*** Opening Recorded data ***

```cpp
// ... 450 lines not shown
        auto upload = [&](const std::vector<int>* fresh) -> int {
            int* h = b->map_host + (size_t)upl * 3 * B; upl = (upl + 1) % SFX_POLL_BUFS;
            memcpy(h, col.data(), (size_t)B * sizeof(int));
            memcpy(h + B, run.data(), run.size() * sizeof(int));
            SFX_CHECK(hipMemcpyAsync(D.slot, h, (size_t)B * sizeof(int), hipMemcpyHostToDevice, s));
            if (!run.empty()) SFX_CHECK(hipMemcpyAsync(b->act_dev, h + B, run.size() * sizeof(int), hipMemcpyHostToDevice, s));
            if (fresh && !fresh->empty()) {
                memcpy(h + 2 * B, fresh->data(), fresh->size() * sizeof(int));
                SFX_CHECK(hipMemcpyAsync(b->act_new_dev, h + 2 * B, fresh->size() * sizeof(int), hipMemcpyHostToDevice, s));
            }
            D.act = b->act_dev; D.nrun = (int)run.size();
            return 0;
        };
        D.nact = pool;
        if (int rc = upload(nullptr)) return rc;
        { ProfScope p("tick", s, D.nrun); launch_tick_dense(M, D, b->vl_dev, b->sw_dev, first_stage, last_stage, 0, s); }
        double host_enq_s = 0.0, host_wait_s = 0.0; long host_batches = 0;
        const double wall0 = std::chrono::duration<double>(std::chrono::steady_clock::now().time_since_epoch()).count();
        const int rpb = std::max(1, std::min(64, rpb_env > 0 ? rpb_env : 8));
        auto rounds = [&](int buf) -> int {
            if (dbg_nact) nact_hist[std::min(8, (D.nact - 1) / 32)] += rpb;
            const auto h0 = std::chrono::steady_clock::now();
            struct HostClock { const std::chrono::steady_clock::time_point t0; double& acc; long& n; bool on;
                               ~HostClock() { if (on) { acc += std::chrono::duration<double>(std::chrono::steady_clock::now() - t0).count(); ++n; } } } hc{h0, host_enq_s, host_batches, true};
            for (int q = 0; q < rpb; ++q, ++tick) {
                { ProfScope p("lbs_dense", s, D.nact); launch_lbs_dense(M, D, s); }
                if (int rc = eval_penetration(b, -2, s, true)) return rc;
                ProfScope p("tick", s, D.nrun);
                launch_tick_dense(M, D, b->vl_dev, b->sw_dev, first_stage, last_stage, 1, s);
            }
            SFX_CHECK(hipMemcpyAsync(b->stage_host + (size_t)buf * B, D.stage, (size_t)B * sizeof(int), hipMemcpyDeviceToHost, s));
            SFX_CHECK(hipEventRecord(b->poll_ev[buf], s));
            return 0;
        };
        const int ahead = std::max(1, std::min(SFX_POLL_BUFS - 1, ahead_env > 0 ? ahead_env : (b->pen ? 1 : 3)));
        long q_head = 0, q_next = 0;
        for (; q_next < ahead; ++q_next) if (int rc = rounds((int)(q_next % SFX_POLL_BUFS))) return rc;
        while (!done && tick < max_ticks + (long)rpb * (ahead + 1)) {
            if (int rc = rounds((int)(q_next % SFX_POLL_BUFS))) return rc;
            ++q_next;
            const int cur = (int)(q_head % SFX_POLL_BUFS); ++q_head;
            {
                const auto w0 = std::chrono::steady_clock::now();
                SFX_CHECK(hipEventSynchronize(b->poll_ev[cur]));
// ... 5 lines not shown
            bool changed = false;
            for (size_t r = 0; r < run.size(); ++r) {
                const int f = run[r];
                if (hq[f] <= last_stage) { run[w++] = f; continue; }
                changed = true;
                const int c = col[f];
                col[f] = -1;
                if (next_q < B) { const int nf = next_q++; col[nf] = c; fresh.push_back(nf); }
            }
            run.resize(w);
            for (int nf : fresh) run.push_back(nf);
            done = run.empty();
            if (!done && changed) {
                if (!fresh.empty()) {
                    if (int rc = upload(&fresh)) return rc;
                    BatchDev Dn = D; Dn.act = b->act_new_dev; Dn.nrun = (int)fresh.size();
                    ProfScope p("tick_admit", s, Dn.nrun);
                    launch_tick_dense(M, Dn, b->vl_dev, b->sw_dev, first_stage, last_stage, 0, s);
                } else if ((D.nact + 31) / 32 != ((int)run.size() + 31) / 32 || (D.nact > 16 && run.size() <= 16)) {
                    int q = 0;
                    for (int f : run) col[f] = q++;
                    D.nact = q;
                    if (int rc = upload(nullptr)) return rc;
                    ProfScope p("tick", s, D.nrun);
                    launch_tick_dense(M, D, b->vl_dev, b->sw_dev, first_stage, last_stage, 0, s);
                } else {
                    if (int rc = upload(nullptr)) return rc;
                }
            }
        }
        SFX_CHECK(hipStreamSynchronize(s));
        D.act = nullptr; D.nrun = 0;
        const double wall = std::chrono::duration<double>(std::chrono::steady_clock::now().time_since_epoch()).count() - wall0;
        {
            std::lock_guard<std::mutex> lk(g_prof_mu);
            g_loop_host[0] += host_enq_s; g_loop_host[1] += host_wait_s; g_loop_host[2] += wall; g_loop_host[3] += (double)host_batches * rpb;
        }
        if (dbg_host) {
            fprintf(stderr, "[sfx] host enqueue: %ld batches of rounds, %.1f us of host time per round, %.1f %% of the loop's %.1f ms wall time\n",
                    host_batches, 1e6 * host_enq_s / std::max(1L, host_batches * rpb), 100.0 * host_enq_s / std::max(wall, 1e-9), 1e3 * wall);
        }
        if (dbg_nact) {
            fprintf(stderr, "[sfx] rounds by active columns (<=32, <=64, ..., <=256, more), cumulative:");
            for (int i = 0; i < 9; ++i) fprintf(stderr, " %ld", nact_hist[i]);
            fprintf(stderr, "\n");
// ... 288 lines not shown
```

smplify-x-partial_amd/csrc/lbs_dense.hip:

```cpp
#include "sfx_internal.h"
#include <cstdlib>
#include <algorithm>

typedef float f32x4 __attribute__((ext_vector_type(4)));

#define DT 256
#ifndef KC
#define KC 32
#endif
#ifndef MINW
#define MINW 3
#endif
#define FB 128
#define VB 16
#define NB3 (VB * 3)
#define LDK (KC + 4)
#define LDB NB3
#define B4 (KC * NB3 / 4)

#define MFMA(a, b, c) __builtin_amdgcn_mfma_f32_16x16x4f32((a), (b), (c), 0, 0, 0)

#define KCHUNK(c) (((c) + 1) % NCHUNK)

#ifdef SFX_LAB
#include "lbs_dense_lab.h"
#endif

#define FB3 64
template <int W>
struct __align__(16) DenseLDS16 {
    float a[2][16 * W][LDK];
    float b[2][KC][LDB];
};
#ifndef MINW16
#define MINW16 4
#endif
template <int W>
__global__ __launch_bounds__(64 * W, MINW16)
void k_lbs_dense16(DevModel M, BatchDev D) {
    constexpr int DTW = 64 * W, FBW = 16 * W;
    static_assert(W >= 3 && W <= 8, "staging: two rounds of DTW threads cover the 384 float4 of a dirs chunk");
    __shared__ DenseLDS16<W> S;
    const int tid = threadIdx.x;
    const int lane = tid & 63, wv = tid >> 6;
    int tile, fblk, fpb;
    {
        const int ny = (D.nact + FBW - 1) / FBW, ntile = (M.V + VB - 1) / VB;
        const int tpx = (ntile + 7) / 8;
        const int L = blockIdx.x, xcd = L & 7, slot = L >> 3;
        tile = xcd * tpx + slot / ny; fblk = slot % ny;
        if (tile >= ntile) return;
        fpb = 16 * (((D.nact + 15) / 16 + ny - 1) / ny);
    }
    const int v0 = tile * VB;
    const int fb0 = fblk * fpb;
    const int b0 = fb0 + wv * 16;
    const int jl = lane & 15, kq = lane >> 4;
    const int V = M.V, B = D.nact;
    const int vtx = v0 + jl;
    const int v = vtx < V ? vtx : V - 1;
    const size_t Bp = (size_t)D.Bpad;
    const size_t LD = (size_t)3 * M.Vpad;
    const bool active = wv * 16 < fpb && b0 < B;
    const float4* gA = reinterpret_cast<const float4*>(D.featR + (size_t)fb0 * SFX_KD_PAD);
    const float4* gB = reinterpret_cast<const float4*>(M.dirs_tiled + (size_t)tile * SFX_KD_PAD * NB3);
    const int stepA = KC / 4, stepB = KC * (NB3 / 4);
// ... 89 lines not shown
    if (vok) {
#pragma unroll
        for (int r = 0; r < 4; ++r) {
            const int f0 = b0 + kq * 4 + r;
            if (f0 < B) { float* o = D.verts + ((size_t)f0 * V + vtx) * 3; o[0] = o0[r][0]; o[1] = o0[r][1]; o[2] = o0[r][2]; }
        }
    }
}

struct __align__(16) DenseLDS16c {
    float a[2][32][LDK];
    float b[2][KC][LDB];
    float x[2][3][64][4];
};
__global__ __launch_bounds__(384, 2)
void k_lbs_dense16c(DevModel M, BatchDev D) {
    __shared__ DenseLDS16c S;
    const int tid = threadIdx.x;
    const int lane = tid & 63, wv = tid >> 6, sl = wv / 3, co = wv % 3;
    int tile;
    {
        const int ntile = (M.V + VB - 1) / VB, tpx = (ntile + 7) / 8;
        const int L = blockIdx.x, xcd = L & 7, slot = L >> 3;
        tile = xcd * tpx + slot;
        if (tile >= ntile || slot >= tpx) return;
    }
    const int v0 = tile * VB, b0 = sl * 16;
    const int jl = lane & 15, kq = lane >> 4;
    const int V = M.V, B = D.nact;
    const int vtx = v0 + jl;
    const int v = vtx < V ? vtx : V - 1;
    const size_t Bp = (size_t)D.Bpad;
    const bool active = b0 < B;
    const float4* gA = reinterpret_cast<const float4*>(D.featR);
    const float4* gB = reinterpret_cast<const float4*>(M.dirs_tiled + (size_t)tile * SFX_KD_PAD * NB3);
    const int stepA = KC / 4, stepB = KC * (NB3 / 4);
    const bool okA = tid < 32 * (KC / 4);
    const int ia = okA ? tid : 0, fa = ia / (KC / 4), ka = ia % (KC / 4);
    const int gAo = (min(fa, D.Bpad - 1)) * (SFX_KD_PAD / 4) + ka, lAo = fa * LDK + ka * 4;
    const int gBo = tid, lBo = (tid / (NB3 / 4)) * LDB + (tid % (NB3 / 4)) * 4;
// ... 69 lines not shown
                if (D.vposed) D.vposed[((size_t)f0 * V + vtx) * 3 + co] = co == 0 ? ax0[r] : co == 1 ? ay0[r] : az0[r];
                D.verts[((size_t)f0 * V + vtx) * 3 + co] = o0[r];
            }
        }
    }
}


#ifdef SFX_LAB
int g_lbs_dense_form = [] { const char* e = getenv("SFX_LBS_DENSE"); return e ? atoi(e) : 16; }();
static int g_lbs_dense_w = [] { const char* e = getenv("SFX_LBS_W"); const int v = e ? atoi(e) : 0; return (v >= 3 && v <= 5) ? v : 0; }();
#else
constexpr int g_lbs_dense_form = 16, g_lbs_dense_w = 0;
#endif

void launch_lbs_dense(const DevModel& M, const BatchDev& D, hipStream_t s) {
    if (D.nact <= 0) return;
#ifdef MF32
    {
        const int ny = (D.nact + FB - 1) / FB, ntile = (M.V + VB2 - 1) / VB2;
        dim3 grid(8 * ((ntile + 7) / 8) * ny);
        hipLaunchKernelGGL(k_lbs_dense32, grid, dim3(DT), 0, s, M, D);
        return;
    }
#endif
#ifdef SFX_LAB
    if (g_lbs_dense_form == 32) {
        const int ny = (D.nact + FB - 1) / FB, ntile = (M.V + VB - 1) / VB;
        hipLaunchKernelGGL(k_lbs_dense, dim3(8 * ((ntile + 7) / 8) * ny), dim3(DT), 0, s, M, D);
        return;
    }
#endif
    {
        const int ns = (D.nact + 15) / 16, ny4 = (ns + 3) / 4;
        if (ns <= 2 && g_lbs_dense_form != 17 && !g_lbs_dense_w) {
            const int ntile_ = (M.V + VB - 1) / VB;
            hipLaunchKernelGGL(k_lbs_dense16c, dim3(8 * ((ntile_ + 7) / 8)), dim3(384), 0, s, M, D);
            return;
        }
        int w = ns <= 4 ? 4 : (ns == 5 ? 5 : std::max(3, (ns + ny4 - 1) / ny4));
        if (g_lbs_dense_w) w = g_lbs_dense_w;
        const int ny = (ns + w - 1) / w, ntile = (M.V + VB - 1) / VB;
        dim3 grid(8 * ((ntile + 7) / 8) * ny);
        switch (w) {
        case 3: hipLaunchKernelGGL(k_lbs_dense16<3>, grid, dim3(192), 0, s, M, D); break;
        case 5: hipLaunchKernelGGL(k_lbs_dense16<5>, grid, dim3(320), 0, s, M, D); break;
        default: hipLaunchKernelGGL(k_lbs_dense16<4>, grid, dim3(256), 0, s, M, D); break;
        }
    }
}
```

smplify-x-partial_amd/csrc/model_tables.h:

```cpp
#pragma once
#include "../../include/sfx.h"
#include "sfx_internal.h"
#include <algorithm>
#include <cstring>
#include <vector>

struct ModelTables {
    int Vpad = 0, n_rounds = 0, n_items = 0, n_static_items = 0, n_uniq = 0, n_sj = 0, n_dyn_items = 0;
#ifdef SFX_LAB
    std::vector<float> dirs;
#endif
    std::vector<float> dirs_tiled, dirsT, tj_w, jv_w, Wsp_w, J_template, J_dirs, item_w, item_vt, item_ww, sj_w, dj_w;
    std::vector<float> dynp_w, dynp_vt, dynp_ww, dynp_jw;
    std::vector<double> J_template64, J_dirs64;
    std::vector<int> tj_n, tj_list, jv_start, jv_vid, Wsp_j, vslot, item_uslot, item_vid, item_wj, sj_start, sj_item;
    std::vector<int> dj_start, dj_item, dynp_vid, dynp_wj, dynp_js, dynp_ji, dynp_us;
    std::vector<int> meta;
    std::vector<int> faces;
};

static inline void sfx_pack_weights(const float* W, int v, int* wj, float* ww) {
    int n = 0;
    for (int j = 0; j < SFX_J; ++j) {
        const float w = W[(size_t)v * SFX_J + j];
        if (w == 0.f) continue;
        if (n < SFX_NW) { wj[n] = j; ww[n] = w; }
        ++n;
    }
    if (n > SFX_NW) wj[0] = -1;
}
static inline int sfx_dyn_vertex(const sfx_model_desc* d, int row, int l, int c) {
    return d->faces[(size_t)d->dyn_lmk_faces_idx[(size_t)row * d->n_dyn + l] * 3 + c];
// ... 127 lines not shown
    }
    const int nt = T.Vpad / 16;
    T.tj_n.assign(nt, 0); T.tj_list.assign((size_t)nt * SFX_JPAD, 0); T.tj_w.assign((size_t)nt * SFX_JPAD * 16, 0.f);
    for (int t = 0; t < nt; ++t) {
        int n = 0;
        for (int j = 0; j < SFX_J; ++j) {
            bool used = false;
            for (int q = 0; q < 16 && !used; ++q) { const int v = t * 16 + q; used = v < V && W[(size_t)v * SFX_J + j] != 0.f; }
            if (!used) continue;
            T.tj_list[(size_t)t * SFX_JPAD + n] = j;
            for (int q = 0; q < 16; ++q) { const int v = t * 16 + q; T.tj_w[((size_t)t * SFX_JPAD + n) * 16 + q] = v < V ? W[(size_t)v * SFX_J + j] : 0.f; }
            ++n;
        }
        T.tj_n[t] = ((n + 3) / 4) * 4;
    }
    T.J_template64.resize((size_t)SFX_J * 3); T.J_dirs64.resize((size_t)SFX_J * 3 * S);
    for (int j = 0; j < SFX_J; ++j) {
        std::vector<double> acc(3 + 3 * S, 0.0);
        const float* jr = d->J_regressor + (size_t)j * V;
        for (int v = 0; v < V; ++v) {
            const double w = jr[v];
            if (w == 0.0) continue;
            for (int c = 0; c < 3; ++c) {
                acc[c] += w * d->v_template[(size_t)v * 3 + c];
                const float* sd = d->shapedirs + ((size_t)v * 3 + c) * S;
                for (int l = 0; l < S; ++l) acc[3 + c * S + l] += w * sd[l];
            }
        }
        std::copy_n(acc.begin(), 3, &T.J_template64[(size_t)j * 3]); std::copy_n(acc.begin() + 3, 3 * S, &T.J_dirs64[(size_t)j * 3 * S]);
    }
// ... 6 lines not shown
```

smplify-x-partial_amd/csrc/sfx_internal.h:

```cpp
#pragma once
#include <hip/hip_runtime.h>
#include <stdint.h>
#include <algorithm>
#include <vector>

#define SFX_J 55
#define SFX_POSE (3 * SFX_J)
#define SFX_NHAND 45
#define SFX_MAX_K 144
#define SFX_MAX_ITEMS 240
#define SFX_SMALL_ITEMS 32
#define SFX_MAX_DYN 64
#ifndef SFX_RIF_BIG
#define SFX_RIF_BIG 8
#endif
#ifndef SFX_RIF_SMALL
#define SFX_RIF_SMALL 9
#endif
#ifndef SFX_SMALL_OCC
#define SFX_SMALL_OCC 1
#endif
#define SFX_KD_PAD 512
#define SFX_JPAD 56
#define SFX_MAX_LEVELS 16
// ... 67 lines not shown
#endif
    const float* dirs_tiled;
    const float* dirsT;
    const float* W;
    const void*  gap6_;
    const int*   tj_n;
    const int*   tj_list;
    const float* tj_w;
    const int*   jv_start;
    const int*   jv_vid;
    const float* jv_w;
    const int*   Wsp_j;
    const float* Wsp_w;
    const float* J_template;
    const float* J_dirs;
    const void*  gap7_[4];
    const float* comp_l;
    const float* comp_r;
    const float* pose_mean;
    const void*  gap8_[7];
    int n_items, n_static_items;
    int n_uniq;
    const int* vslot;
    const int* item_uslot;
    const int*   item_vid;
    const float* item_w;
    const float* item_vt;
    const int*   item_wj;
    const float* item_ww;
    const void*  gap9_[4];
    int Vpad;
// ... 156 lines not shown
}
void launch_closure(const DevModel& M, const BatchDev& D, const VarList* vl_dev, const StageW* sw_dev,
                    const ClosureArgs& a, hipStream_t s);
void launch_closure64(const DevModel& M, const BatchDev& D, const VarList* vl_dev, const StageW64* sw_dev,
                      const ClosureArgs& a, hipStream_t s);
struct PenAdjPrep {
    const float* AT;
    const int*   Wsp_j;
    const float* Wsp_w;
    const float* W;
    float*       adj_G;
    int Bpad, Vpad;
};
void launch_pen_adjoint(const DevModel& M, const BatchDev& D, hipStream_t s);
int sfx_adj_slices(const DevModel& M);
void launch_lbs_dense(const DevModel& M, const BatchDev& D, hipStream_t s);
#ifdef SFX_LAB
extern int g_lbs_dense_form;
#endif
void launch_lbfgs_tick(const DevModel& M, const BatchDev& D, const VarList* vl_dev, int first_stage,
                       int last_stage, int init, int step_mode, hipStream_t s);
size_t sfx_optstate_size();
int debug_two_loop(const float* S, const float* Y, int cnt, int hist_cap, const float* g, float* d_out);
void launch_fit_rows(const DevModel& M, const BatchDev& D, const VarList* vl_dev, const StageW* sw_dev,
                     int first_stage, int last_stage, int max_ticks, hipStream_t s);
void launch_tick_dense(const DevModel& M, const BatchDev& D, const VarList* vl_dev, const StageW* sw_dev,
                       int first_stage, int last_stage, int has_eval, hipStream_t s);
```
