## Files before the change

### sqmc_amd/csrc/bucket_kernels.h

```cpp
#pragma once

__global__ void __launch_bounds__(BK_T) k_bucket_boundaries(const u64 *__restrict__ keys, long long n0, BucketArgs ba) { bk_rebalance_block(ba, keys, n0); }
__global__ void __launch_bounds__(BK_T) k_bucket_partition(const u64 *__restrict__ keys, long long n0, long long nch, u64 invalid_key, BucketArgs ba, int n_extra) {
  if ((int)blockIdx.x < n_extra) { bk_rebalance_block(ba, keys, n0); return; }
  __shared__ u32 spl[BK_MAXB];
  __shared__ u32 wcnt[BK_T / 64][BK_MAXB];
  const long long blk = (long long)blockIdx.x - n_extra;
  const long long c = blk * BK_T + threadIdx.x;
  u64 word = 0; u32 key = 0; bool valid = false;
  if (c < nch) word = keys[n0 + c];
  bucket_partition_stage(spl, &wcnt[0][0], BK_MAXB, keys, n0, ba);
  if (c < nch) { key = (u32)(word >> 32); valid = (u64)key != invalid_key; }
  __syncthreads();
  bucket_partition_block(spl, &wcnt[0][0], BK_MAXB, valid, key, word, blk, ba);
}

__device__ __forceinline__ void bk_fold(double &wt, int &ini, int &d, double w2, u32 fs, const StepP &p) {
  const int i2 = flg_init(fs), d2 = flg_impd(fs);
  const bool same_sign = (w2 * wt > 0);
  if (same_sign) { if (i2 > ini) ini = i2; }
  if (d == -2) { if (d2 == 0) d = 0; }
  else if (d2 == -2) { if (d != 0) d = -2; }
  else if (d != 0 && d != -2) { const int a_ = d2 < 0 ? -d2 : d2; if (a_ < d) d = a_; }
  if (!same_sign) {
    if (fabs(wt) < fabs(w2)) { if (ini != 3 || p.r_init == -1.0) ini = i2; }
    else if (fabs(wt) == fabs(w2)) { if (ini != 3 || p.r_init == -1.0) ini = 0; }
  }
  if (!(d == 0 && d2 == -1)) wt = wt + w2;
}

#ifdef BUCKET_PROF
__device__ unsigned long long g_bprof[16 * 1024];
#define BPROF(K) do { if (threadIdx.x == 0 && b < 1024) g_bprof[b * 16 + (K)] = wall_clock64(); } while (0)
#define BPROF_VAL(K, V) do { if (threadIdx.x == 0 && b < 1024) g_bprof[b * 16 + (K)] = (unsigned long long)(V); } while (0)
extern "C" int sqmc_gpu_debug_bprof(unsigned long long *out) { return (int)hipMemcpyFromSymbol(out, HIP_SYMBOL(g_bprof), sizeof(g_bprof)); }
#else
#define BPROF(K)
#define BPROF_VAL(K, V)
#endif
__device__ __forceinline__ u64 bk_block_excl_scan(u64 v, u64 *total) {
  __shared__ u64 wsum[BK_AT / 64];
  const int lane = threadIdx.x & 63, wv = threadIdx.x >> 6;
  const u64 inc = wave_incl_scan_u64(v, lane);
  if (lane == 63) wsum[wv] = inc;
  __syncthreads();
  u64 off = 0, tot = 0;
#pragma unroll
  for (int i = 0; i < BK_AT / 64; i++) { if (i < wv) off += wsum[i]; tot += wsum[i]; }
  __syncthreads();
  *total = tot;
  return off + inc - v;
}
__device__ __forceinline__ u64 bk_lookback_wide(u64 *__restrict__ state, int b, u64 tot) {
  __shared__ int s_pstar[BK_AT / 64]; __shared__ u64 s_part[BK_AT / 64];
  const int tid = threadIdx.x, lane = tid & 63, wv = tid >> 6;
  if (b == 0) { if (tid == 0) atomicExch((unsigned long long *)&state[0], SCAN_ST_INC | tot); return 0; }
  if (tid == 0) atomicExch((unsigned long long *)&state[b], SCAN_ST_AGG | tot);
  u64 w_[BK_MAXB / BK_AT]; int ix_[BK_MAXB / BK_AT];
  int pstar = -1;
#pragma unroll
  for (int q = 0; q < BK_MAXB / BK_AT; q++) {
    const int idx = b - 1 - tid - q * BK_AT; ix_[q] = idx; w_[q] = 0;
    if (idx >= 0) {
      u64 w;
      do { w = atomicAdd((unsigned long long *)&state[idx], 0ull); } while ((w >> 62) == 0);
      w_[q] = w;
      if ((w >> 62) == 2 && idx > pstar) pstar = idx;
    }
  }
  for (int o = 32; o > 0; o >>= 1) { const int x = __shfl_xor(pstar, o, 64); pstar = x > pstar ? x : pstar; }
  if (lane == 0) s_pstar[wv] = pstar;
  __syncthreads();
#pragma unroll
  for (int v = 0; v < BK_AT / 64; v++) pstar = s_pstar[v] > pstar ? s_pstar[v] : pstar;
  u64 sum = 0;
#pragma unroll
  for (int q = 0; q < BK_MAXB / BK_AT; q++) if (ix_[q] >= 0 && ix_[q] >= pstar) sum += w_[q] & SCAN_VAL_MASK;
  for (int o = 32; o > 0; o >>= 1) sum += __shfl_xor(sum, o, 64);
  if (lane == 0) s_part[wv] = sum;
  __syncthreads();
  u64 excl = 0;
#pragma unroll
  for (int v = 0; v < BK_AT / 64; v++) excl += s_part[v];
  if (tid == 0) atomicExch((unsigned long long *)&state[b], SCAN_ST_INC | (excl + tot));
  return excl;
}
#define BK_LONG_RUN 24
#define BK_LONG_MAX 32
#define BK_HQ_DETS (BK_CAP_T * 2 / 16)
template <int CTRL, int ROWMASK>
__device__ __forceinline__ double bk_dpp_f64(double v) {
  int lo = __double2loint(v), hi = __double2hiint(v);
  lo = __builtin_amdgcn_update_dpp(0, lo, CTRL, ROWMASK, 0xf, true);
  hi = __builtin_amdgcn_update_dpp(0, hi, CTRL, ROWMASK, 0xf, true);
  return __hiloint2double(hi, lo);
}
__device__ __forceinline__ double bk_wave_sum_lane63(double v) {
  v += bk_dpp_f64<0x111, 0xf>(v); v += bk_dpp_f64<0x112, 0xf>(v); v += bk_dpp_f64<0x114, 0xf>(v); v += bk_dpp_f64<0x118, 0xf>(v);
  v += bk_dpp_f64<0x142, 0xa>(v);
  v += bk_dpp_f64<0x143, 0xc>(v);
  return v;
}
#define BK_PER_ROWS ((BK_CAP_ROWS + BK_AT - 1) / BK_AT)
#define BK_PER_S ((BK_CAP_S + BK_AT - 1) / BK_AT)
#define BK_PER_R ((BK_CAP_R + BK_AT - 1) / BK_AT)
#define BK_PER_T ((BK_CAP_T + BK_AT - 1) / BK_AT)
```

*** Closing Recorded data ***

_Exercise goal_
Go through the entries above and report how many lines hold the word "atomicExch". Nothing but the number is needed.

_Answer for this exercise_
3